My kind of panda
I saw this on Scribbling Woman—a motley collection of scanned paperback covers and movie posters from the 50s and 60s (Caution! Many are not work safe!). This stuff brings back fond memories of my youth, when I was dreadfully poor and desperate for stuff to read, and would plow through piles of those lurid paperbacks found in moldy old boxes at garage sales and in, of all places, porn shops. In Seattle, down along 2nd Avenue, there was a string of seedy porn shops that would have all their garish wares up on racks on the walls, but they'd always have a table in the middle of the store with a pile of random books for sale at really cheap prices—I think the idea was that they could always point to the disorganized crap in a pile and claim that they were a legitimate bookstore. I'd always go straight to the pulp table, where you'd find some splendid copy of The War Against the Rull for ten cents, or where I once found a nice hardback copy of The Idylls of the King for next to nothing.
Anyway, one thing I liked in this collection was this pudgy, cross-eyed panda bear. I strongly empathize with this bear. I also wish I had the whole text, because I'm really curious to know how you could write a whole book about Panda Bear Passion without filling it with lots of zoological detail on the Ailuropoda.
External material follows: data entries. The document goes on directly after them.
+                    for (int w = 0; w < NW; ++w)
+#pragma unroll
+                        for (int g = 0; g < G; ++g) r[w][g] = mfma16(a[w][g][0], wq[0], r[w][g]);
+#pragma unroll
+                    for (int w = 0; w < NW; ++w)
+#pragma unroll
+                        for (int g = 0; g < G; ++g) r[w][g] = mfma16(a[w][g][1], wq[0], r[w][g]);
+#pragma unroll
+                    for (int w = 0; w < NW; ++w)
+#pragma unroll
+                        for (int g = 0; g < G; ++g) r[w][g] = mfma16(a[w][g][0], wq[1], r[w][g]);
+                    static_assert(10 % SGB_RING == 0, "the ring phase is the same at the start of every N-tile");
+                    if (cc + SGB_RING < 10) {
+                        wq[0] = wload(cb + cc + SGB_RING, 2 * nt);
+                        wq[1] = wload(cb + cc + SGB_RING, 2 * nt + 1);
+                    } else if (nt == 0) {
+                        wq[0] = wload(cb + cc + SGB_RING - 10, 2);
+                        wq[1] = wload(cb + cc + SGB_RING - 10, 3);
+                    }
+                }
+                const int oc = 128 * ocb + 32 * wave + 16 * nt + j16;
+                const float bias = p.cbias[oc];
+#pragma unroll
+                for (int w = 0; w < NW; ++w) {
+                    float mval = -INFINITY;
+#pragma unroll
+                    for (int g = 0; g < G; ++g)
+#pragma unroll
+                        for (int e = 0; e < 4; ++e) mval = fmaxf(mval, r[w][g][e]);
+                    mval = fmaxf(mval, __shfl_xor(mval, 16));
+                    mval = fmaxf(mval, __shfl_xor(mval, 32));
+                    mval += bias;
+                    mval = mval > 0.f ? mval : 0.01f * mval;
+                    if (q4 == 0 && w0 + w < p.P)
+                        p.pooled[((size_t)n * p.P + w0 + w) * NF_SGB + oc] = mval;
+                }
+            };
+#pragma unroll 1
+            for (int nt = 0; nt < 2; ++nt) {
+                const int g = nt == 0 ? gsel[0] : gsel[1];
+                if (g == 1) recompute(std::integral_constant<int, 1>{}, nt);
+                else if (g == 2) recompute(std::integral_constant<int, 2>{}, nt);
+                else recompute(std::integral_constant<int, MW>{}, nt);
+            }
+        }
+    } else if constexpr (SHAPE == 16) {
         constexpr int MW = SGB_SCALE / 16;
         const int j16 = lane & 15, q4 = lane >> 4;
         for (int ocb = 0; ocb < 4; ++ocb) {
@@ -1110,34 +1363,26 @@
 #pragma unroll
                 for (int w = 0; w < NW; ++w) {
                     float mval = -INFINITY;
-                    if constexpr (ARG) {
-                        int bi = 0;
-#pragma unroll
-                        for (int m = 0; m < MW; ++m)
-#pragma unroll
-                            for (int e = 0; e < 4; ++e) {
-                                const float v = acc[w][m][nt][e];
-                                const bool up = v > mval;
-                                mval = up ? v : mval;
-                                bi = up ? 16 * m + 4 * q4 + e : bi;
-                            }
-#pragma unroll
-                        for (int off = 16; off <= 32; off <<= 1) {
-                            const float ov = __shfl_xor(mval, off);
-                            const int oi = __shfl_xor(bi, off);
-                            const bool take = (ov > mval) || (ov == mval && oi < bi);
-                            mval = take ? ov : mval;
-                            bi = take ? oi : bi;
+                    static_assert(ARG, "split-fp16 inference runs the screened form above");
+                    int bi = 0;
+#pragma unroll
+                    for (int m = 0; m < MW; ++m)
+#pragma unroll
+                        for (int e = 0; e < 4; ++e) {
+                            const float v = acc[w][m][nt][e];
+                            const bool up = v > mval;
+                            mval = up ? v : mval;
+                            bi = up ? 16 * m + 4 * q4 + e : bi;
                         }
-                        if (q4 == 0 && w0 + w < p.P) p.arg[((size_t)n * p.P + w0 + w) * NF_SGB + oc] = (unsigned char)bi;
-                    } else {
-#pragma unroll
-                        for (int m = 0; m < MW; ++m)
-#pragma unroll
-                            for (int e = 0; e < 4; ++e) mval = fmaxf(mval, acc[w][m][nt][e]);
-                        mval = fmaxf(mval, __shfl_xor(mval, 16));
-                        mval = fmaxf(mval, __shfl_xor(mval, 32));
+#pragma unroll
+                    for (int off = 16; off <= 32; off <<= 1) {
+                        const float ov = __shfl_xor(mval, off);
+                        const int oi = __shfl_xor(bi, off);
+                        const bool take = (ov > mval) || (ov == mval && oi < bi);
+                        mval = take ? ov : mval;
+                        bi = take ? oi : bi;
                     }
+                    if (q4 == 0 && w0 + w < p.P) p.arg[((size_t)n * p.P + w0 + w) * NF_SGB + oc] = (unsigned char)bi;
                     mval += bias;
                     mval = mval > 0.f ? mval : 0.01f * mval;
                     if (q4 == 0 && w0 + w < p.P)
@@ -1265,8 +1510,40 @@
 };
 constexpr int64_t SUB_BATCH = 4096;
 
-constexpr size_t sgb_lds_bytes(int rowf) {
-    return (size_t)((SGB_SCALE * SGB_NW + 4) * rowf + SGB_SCALE * SGB_NW + 12) * sizeof(float);
+constexpr size_t sgb_lds_bytes(int rowf, bool screen = false) {
+    return (size_t)((SGB_SCALE * SGB_NW + 4) * rowf + SGB_SCALE * SGB_NW + 12 + (screen ? SGB_SCREEN_RSQ_F + SGB_SCREEN_NRM_F : 0)) *
+               sizeof(float) + (screen ? SGB_SCREEN_LIST_B : 0);
+}
+constexpr size_t SGB_WNORM_BYTES = 2 * NF_SGB * sizeof(float);
+
+__global__ __launch_bounds__(256) void sgb_weight_norms_kernel(const float* __restrict__ chunks, float* __restrict__ wnorm,
+                                                               const int* run_if) {
+    if (run_if != nullptr && *run_if == 0) return;
+    const int ocb = blockIdx.x >> 1, nt = blockIdx.x & 1, tid = threadIdx.x;
+    const uint4* const base = reinterpret_cast<const uint4*>(chunks) + tid;
+    float sq[2] = {0.f, 0.f};
+    for (int cc = 0; cc < 10; ++cc)
+#pragma unroll
+        for (int part = 0; part < 2; ++part) {
+            const half8 h = as_h8(base[((size_t)(10 * ocb + cc) * FRAGS_PER_CHUNK + 2 * nt + part) * 256]);
+#pragma unroll
+            for (int e = 0; e < 8; ++e) sq[part] = fmaf((float)h[e], (float)h[e], sq[part]);
+        }
+#pragma unroll
+    for (int part = 0; part < 2; ++part) {
+        sq[part] += __shfl_xor(sq[part], 16);
+        sq[part] += __shfl_xor(sq[part], 32);
+    }
+    if ((tid & 63) < 16) {
+        const int oc = 128 * ocb + 32 * (tid >> 6) + 16 * nt + (tid & 15);
+        wnorm[oc] = sqrtf(sq[0]) * (1.f + 0x1p-16f);
+        wnorm[NF_SGB + oc] = sqrtf(sq[1]) * (1.f + 0x1p-16f);
+    }
+}
+
+size_t sgb_maps_bytes(int64_t N, int64_t L) {
+    const int64_t nb = N < SUB_BATCH ? N : SUB_BATCH;
+    return (size_t)(nb * (L / SGB_SCALE) * (NF_SGB + NF)) * sizeof(float) + 256;
 }
 
 template <int PREC>
@@ -1298,7 +1575,7 @@
     const auto body_kernel = &body_sweep_kernel<PREC, BODY_S, BODY_RING, BODY_RAWRING>;
     const auto body_p2_kernel = &body_sweep_p2_kernel<BODY_S, BODY_RING, BODY_RAWRING>;
     const auto sgb_kernel = &sgb_contract_pool_kernel<PREC, SGB_NW>;
-    const size_t sgb_bytes = sgb_lds_bytes(RF);
+    const size_t sgb_bytes = sgb_lds_bytes(RF, PREC == STOF_PREC_F16X3);
     static LdsLimitOnce body_lds, body_p2_lds, sgb_lds;
     if (int st = body_lds.ensure(reinterpret_cast<const void*>(body_kernel), (int)Lds::BYTES)) return st;
     if (body_p2)
@@ -1323,6 +1600,13 @@
             sp.tiles_per_wf = (int)((P + SGB_NW - 1) / SGB_NW);
             sp.run_if = run_if;
             sp.arg = nullptr;
+            sp.wnorm = nullptr;
+            if (PREC == STOF_PREC_F16X3) {
+                float* wnorm = reinterpret_cast<float*>(static_cast<char*>(workspace) + sgb_maps_bytes(N, L));
+                if (b0 == 0)
+                    hipLaunchKernelGGL(sgb_weight_norms_kernel, dim3(8), dim3(256), 0, stream, cchunks, wnorm, run_if);
+                sp.wnorm = wnorm;
+            }
             hipLaunchKernelGGL(sgb_kernel, dim3((unsigned)(nb * sp.tiles_per_wf)), dim3(256), sgb_bytes, stream, sp);
             if (ev) (void)hipEventRecord(static_cast<hipEvent_t>(events[1]), stream);
             {
@@ -1373,7 +1657,7 @@
                 return STOF_ERR_HIP;
         }
 #ifdef STOF_STAMPS
-        if (workspace) bp.stamps = reinterpret_cast<unsigned long long*>(static_cast<char*>(workspace) + (size_t)(nb * P * (NF_SGB + NF)) * sizeof(float) + 256);
+        if (workspace) bp.stamps = reinterpret_cast<unsigned long long*>(static_cast<char*>(workspace) + sgb_maps_bytes(N, L) + SGB_WNORM_BYTES);
 #endif
         int64_t wgs = nv < ncu ? nv : ncu;
         bp.wf_per_wg = (int)((nv + wgs - 1) / wgs);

That image has been cropped. If you insist, though, and are mature enough to view a bare breast without panicking, here's the whole thing.
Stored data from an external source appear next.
class _BiasActFork(torch.autograd.Function):

    @staticmethod
    def forward(ctx, y, bias, residual, n_out=2):
        rows = y.numel() // y.size(1)
        mask = torch.empty(y.numel() // 4, dtype=torch.uint8, device=y.device) if USE_RELU_MASK else None
        with on_device(y.device):
            st = raw_stream()
            if mask is not None:
                code = load().mono_bias_relu_mask_f32(y.data_ptr(), bias.data_ptr(), residual.data_ptr(), mask.data_ptr(), rows, y.size(1), st)
            else:
                code = load().mono_bias_act_f32(y.data_ptr(), bias.data_ptr(), residual.data_ptr(), rows, y.size(1), 1, st)
        if code:
            raise RuntimeError("mono_bias_act_f32 failed with code %d" % code)
        ctx.mark_dirty(y)
        ctx.save_for_backward(mask if mask is not None else y)
        ctx.masked = mask is not None
        ctx.shape = y.shape
        ctx.bias_grad = bias.requires_grad
        return (y, y.detach()) if n_out == 2 else (y, y.detach(), y.detach())

    @staticmethod
    def backward(ctx, ga, gb, gc=None):
        (y,) = ctx.saved_tensors
        cl = lambda t: t.contiguous(memory_format=torch.channels_last)
        lib = load()
        g = torch.empty(ctx.shape, dtype=torch.float32, device=y.device, memory_format=torch.channels_last)
        n = g.numel()
        given = [cl(t) for t in (ga, gb, gc) if t is not None]
        if len(given) == 3 and not ctx.masked:
            given = [given[0] + given[1], given[2]]
        with on_device(y.device):
            st = raw_stream()
            if len(given) == 3:
                code = lib.mono_relu_grad_mask3_f32(given[0].data_ptr(), given[1].data_ptr(), given[2].data_ptr(), y.data_ptr(), g.data_ptr(), n, st)
            elif len(given) == 2:
                if ctx.masked:
                    code = lib.mono_relu_grad_mask_f32(given[0].data_ptr(), given[1].data_ptr(), y.data_ptr(), g.data_ptr(), n, st)
                else:
                    code = lib.mono_relu_grad2_f32(given[0].data_ptr(), given[1].data_ptr(), y.data_ptr(), g.data_ptr(), n, st)
            else:
                if ctx.masked:
                    code = lib.mono_relu_grad_mask_f32(given[0].data_ptr(), None, y.data_ptr(), g.data_ptr(), n, st)
                else:
                    code = lib.mono_relu_grad_f32(given[0].data_ptr(), y.data_ptr(), g.data_ptr(), n, st)
        if code:
            raise RuntimeError("mono_relu_grad(2)_f32 failed with code %d" % code)
        return g, (g.sum((0, 2, 3)) if ctx.bias_grad else None), g, None


def relu_grad_from_output(grads, y, scale=None):
    cl = lambda t: t.contiguous(memory_format=torch.channels_last)
    given = [cl(t) for t in grads]
    g = torch.empty(y.shape, dtype=torch.float32, device=y.device, memory_format=torch.channels_last)
    n = g.numel()
    lib = load()
    if scale is not None and len(given) != 1:
        raise ValueError("relu_grad_from_output: a scale goes with exactly one gradient")
    with on_device(y.device):
        if scale is not None:
            code = lib.mono_relu_grad_scale_f32(given[0].data_ptr(), y.data_ptr(), scale.data_ptr(), g.data_ptr(), n, y.shape[1], raw_stream())
        elif len(given) == 3:
            code = lib.mono_relu_grad3_f32(given[0].data_ptr(), given[1].data_ptr(), given[2].data_ptr(), y.data_ptr(), g.data_ptr(), n, raw_stream())
        elif len(given) == 2:
            code = lib.mono_relu_grad2_f32(given[0].data_ptr(), given[1].data_ptr(), y.data_ptr(), g.data_ptr(), n, raw_stream())
        else:
            code = lib.mono_relu_grad_f32(given[0].data_ptr(), y.data_ptr(), g.data_ptr(), n, raw_stream())
    if code:
        raise RuntimeError("mono_relu_grad(2)_f32 failed with code %d" % code)
    return g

You know, it could also make for a pretty good logo for the Panda's Thumb. Or Pandagon.


Wow, I just had one of those cartoon moments. You know when the cartoon character sees something amazing and their eyes zoom out from their sockets for a moment. Your article with a cross eyed panda made my eyes zoom.
When I was five years old, I asked Santa for a toy, stuffed panda bear. Christmas eve night I had a dream that Santa brought the bear but when I picked it up to hug it, its eyes were crossed. The dream was so real to me that I refused to go into the living room the next morning because I was afraid if I had received the bear, he would have crossed eyes. I threw such a fit that finally my mother swore she had checked the bear and he was good to go.
So what does this dream from long ago have to do with your article? Beats the hell out of me. Just thought I would share the story since it isn't all that often that the subject of a cross eyed panda bear comes up.